§ What the task requires:
Going down the listing below, print exactly each line from the one with "const int nchunks" up to and including the one with "#if PA_SLICE_CLOCK_TURNS", and skip the rest.
============================================================
#define PA_SLICE_ROW_PAIR(vpA, vmA, vpB, vmB, nb0A, nb1A, nb0B, nb1B, a0, a1, hpp, hmp, hpo, hmo)                                      \
    do {                                                                                                                                \
        uint32_t zA_, zB_, hmA_, hpA_;                                                                                                  \
        asm volatile(                                                                                                                   \
            "v_xor_b32 %[zA], %[a1_], %[nb1A_]\n\t"                                                                                     \
            "v_xor_b32 %[zB], %[a1_], %[nb1B_]\n\t"                                                                                     \
            "v_bitop3_b32 %[zA], %[a0_], %[nb0A_], %[zA] bitop3:0x28\n\t"                                                               \
            "v_bitop3_b32 %[zB], %[a0_], %[nb0B_], %[zB] bitop3:0x28\n\t"                                                               \
            "v_bitop3_b32 %[zA], %[zA], %[vmA_], %[hmp_] bitop3:0xfe\n\t"                                                               \
            "v_and_b32 %[hmA], %[zA], %[vpA_]\n\t"                                                                                      \
            "v_bitop3_b32 %[hpA], %[vmA_], %[zA], %[vpA_] bitop3:0xf1\n\t"                                                              \
            "v_bitop3_b32 %[zB], %[zB], %[vmB_], %[hmA] bitop3:0xfe\n\t"                                                                \
            "v_bitop3_b32 %[vpA_], %[hmp_], %[zA], %[hpp_] bitop3:0xf1\n\t"                                                             \
            "v_and_b32 %[hmB], %[zB], %[vpB_]\n\t"                                                                                      \
            "v_and_b32 %[vmA_], %[hpp_], %[zA]\n\t"                                                                                     \
            "v_bitop3_b32 %[hpB], %[vmB_], %[zB], %[vpB_] bitop3:0xf1\n\t"                                                              \
            "v_bitop3_b32 %[vpB_], %[hmA], %[zB], %[hpA] bitop3:0xf1\n\t"                                                               \
            "v_and_b32 %[vmB_], %[hpA], %[zB]"                                                                                          \
            : [zA] "=&v"(zA_), [zB] "=&v"(zB_), [hmA] "=&v"(hmA_), [hpA] "=&v"(hpA_), [hmB] "=&v"(hmo), [hpB] "=&v"(hpo),              \
              [vpA_] "+v"(vpA), [vmA_] "+v"(vmA), [vpB_] "+v"(vpB), [vmB_] "+v"(vmB)                                                    \
            : [a0_] "v"(a0), [a1_] "v"(a1), [nb0A_] "v"(nb0A), [nb1A_] "v"(nb1A), [nb0B_] "v"(nb0B), [nb1B_] "v"(nb1B), [hpp_] "v"(hpp), \
              [hmp_] "v"(hmp));                                                                                                         \
    } while (0)

#define PA_SLICE_ROW_ONE(vpA, vmA, nb0A, nb1A, a0, a1, hpp, hmp, hpo, hmo)                                                              \
    do {                                                                                                                                \
        uint32_t zA_;                                                                                                                   \
        asm volatile(                                                                                                                   \
            "v_xor_b32 %[zA], %[a1_], %[nb1A_]\n\t"                                                                                     \
            "v_bitop3_b32 %[zA], %[a0_], %[nb0A_], %[zA] bitop3:0x28\n\t"                                                               \
            "v_bitop3_b32 %[zA], %[zA], %[vmA_], %[hmp_] bitop3:0xfe\n\t"                                                               \
            "v_and_b32 %[hmA], %[zA], %[vpA_]\n\t"                                                                                      \
            "v_bitop3_b32 %[hpA], %[vmA_], %[zA], %[vpA_] bitop3:0xf1\n\t"                                                              \
            "v_bitop3_b32 %[vpA_], %[hmp_], %[zA], %[hpp_] bitop3:0xf1\n\t"                                                             \
            "v_and_b32 %[vmA_], %[hpp_], %[zA]"                                                                                          \
            : [zA] "=&v"(zA_), [hmA] "=&v"(hmo), [hpA] "=&v"(hpo), [vpA_] "+v"(vpA), [vmA_] "+v"(vmA)                                   \
            : [a0_] "v"(a0), [a1_] "v"(a1), [nb0A_] "v"(nb0A), [nb1A_] "v"(nb1A), [hpp_] "v"(hpp), [hmp_] "v"(hmp));                    \
    } while (0)

constexpr int kRingEntries = 256;
constexpr uint32_t kRingMask = (uint32_t)(kRingEntries - 1) * 16u;

#define PA_SLICE_FEED(hpp, hmp, ohp, ohm, hin, min_)                                                                                     \
    asm volatile(                                                                                                                       \
        "s_mov_b64 vcc, 1\n\t"                                                                                                          \
        "v_cndmask_b32_dpp %[hpp_], %[ohp_], %[hin_], vcc wave_shr:1 row_mask:0xf bank_mask:0xf bound_ctrl:0\n\t"                       \
        "v_cndmask_b32_dpp %[hmp_], %[ohm_], %[hmin_], vcc wave_shr:1 row_mask:0xf bank_mask:0xf bound_ctrl:0"                          \
        : [hpp_] "=&v"(hpp), [hmp_] "=&v"(hmp)                                                                                          \
        : [ohp_] "v"(ohp), [ohm_] "v"(ohm), [hin_] "v"(hin), [hmin_] "v"(min_)                                                          \
        : "vcc")

template <int R>
__global__ __launch_bounds__(64, 2) void slice_kernel(const SliceJob* __restrict__ jobs, int njobs, const SliceGroup* __restrict__ groups,
                                                      const SliceEvent* __restrict__ events, const uint2* __restrict__ A, const uint2* __restrict__ B,
                                                      uint2* H, uint2* V, uint32_t* ticket_err, unsigned long long* dbg) {
    __shared__ uint4 ring[kRingEntries];
    const int lane = (int)threadIdx.x;
    const uint32_t wave_slot = (uint32_t)__builtin_amdgcn_s_getreg((4 - 1) << 11 | 4) & 15u;
    for (;;) {
        uint32_t tk = 0;
        if (lane == 0) tk = atomicAdd(ticket_err, 1u);
        tk = (uint32_t)__builtin_amdgcn_readfirstlane((int)tk);
        if (tk >= (uint32_t)njobs) break;
        const SliceJob job = jobs[tk];
        const SliceGroup grp = groups[job.group];
        const unsigned long long t_job0 = dbg ? __builtin_amdgcn_s_memrealtime() : 0ull;
        unsigned long long t_parked = 0, n_parks = 0;
        [[maybe_unused]] bool waited_before = false;
        [[maybe_unused]] int slack = 0;
        const int s = (int)job.strip, n = grp.n;
        const bool has_in = s > 0, has_out = s + 1 < grp.nstrips;
        const uint2* Ag = A + grp.a_off + kPad;
        const size_t row0 = grp.b_off + ((size_t)s * 64 + (size_t)lane) * R;
        const uint2* Hin = H + grp.h_off + (size_t)(has_in ? s - 1 : 0) * grp.h_stride + kPad;
        uint2* Hout = H + grp.h_off + (size_t)(has_out ? s : 0) * grp.h_stride + kPad;
        const SliceEvent* ev = events + grp.ev_first;
        uint32_t nb0[R], nb1[R], vp[R], vm[R];
#pragma unroll
        for (int i = 0; i < R; ++i) {
            const uint2 b = B[row0 + i];
            nb0[i] = b.x;
            nb1[i] = b.y;
            vp[i] = ~0u;
            vm[i] = 0u;
        }
        constexpr int kWaitStep = 8;
        uint32_t a0 = 0, a1 = 0, o_hp = 0, o_hm = ~0u;
        uint32_t off = (lane == 63 && has_out) ? (uint32_t)(-lane) * 8u : 0x7FFFFFF0u;
        int cnt = 1 - lane;
        int cnt16 = cnt * 16;
        constexpr int kNoEvent = INT32_MIN;
        uint32_t ev_i = 0;
        int ev_col16 = ev[0].col * 16;
        const int nchunks = (n + 63 + 63) / 64;
        const __amdgpu_buffer_rsrc_t hrs = __builtin_amdgcn_make_buffer_rsrc((void*)Hout, 0, (int)((uint32_t)n * 8u), 0x00020000);
        unsigned long long nA = 0, nH = ~0ull;
        uint2 kA = Ag[lane], kH = make_uint2(~0u, 0u);
        if (has_in) kH = ld_boundary(Hin + lane);
        ring[kRingEntries - 64 + lane] = make_uint4(0u, 0u, 0u, ~0u);
        __builtin_amdgcn_s_waitcnt(0);
        for (int q = 0; q < nchunks; ++q) {
#if PA_SLICE_CLOCK_TURNS
            if ((((uint32_t)__builtin_amdgcn_s_memrealtime() >> PA_SLICE_CLOCK_TURNS) ^ wave_slot) & 1u) __builtin_amdgcn_s_setprio(1);
            else __builtin_amdgcn_s_setprio(0);
#else
            if (((uint32_t)q ^ wave_slot) & 1u) __builtin_amdgcn_s_setprio(1);
            else __builtin_amdgcn_s_setprio(0);
#endif
            uint2 cA = kA, cH = kH;
            const int col = q * 64 + lane;
            if (has_in) {
                uint32_t spins = 0;
                const unsigned long long t_p0 = dbg ? __builtin_amdgcn_s_memrealtime() : 0ull;
                while (col < n && (cH.x & cH.y) != 0u) {
                    __builtin_amdgcn_s_sleep(32);
                    cH = ld_boundary(Hin + col);
                    if (++spins > kSpinLimit) {
                        atomicCAS(ticket_err + 1, 0u, (uint32_t)kErrSpin);
                        cH = make_uint2(~0u, 0u);
                    }
                }
                const bool waited = __builtin_amdgcn_readfirstlane((int)(__ballot(spins != 0u) != 0ull)) != 0;
#if PA_SLICE_YIELD == 1
                if (waited) __builtin_amdgcn_s_setprio(0);
#elif PA_SLICE_YIELD == 2
                if (waited || waited_before) __builtin_amdgcn_s_setprio(0);
                waited_before = waited;
#elif PA_SLICE_YIELD >= 3
                slack = waited ? PA_SLICE_YIELD : (slack > 0 ? slack - 1 : 0);
                if (slack > 0) __builtin_amdgcn_s_setprio(0);
#endif
                if (dbg && waited) {
                    t_parked += __builtin_amdgcn_s_memrealtime() - t_p0;
                    n_parks += 1;
                }
                if (col < n) st_boundary(const_cast<uint2*>(Hin) + col, ~0u, ~0u);
            }
            ring[col & (kRingEntries - 1)] = make_uint4(cA.x, cA.y, cH.x, cH.y);
            uint4 r = *(const uint4*)((const char*)ring + ((uint32_t)(cnt16 - 16) & kRingMask));
            const int pcol = min(col + 64, n + kPad - 1);
            const bool more = q + 1 < nchunks;
            if (more) {
                asm volatile("global_load_dwordx2 %0, %1, off ; pa_prefetch_load" : "=v"(nA) : "v"(Ag + pcol) : "memory");
                if (has_in) asm volatile("global_load_dwordx2 %0, %1, off sc1 ; pa_prefetch_load" : "=v"(nH) : "v"(Hin + pcol) : "memory");
            }
            const int jend = min(64, n + 63 - q * 64);
            const int wait_at = more ? kWaitStep : -1;
            for (int j = 0; j < jend; ++j) {
                asm volatile("" : "+s"(j));
                if (j == wait_at) {
                    asm volatile("s_waitcnt vmcnt(8) ; pa_prefetch_wait" : "+v"(nA), "+v"(nH)::"memory");
                    kA = make_uint2((uint32_t)nA, (uint32_t)(nA >> 32));
                    if (has_in) kH = make_uint2((uint32_t)nH, (uint32_t)(nH >> 32));
                }
                uint32_t hpp, hmp;
                a0 = r.x;
                a1 = r.y;
                PA_SLICE_FEED(hpp, hmp, o_hp, o_hm, r.z, r.w);
#pragma unroll
                for (int i = 0; i + 1 < R; i += 2) {
                    uint32_t hpo, hmo;
                    PA_SLICE_ROW_PAIR(vp[i], vm[i], vp[i + 1], vm[i + 1], nb0[i], nb1[i], nb0[i + 1], nb1[i + 1], a0, a1, hpp, hmp, hpo, hmo);
                    hpp = hpo;
                    hmp = hmo;
                }
                if constexpr (R & 1) {
                    uint32_t hpo, hmo;
                    PA_SLICE_ROW_ONE(vp[R - 1], vm[R - 1], nb0[R - 1], nb1[R - 1], a0, a1, hpp, hmp, hpo, hmo);
                    hpp = hpo;
                    hmp = hmo;
                }
                o_hp = hpp;
                o_hm = hmp;
                r = *(const uint4*)((const char*)ring + ((uint32_t)cnt16 & kRingMask));
                {
                    const pa_slice_u32x2 d = {hpp, hmp};
                    __builtin_amdgcn_raw_buffer_store_b64(d, hrs, off, 0, 16);
                }
                off += 8u;
                if (cnt16 == ev_col16) {
                    const uint32_t mask = ev[ev_i].mask;
#pragma unroll
                    for (int i = 0; i < R; ++i) {
                        atomicOr(&V[row0 + i].x, vp[i] & mask);
                        atomicOr(&V[row0 + i].y, vm[i] & mask);
                        asm volatile("" ::: "memory");
                    }
                    ++ev_i;
                    ev_col16 = ev_i < grp.ev_count ? ev[ev_i].col * 16 : kNoEvent;
                    __builtin_amdgcn_s_waitcnt(0);
                }
                cnt16 += 16;
            }
        }
        if (dbg && lane == 0) {
            const unsigned long long dt = __builtin_amdgcn_s_memrealtime() - t_job0;
            atomicMin(dbg + 0, dt);
            atomicMax(dbg + 1, dt);
            atomicAdd(dbg + 2, dt);
            atomicAdd(dbg + 3, 1ull);
            atomicAdd(dbg + 4, t_parked);
            atomicAdd(dbg + 5, n_parks);
            if (s == 0) {
                atomicMin(dbg + 6, dt);
                atomicMax(dbg + 7, dt);
            }
            const uint32_t xcc = (uint32_t)__builtin_amdgcn_s_getreg((4 - 1) << 11 | 20) & 7u;
            atomicAdd(dbg + 8 + 2 * xcc, dt - t_parked);
            atomicAdd(dbg + 9 + 2 * xcc, 1ull);
        }
    }
}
============================================================
§ Answer space:
        const int nchunks = (n + 63 + 63) / 64;
        const __amdgpu_buffer_rsrc_t hrs = __builtin_amdgcn_make_buffer_rsrc((void*)Hout, 0, (int)((uint32_t)n * 8u), 0x00020000);
        unsigned long long nA = 0, nH = ~0ull;
        uint2 kA = Ag[lane], kH = make_uint2(~0u, 0u);
        if (has_in) kH = ld_boundary(Hin + lane);
        ring[kRingEntries - 64 + lane] = make_uint4(0u, 0u, 0u, ~0u);
        __builtin_amdgcn_s_waitcnt(0);
        for (int q = 0; q < nchunks; ++q) {
#if PA_SLICE_CLOCK_TURNS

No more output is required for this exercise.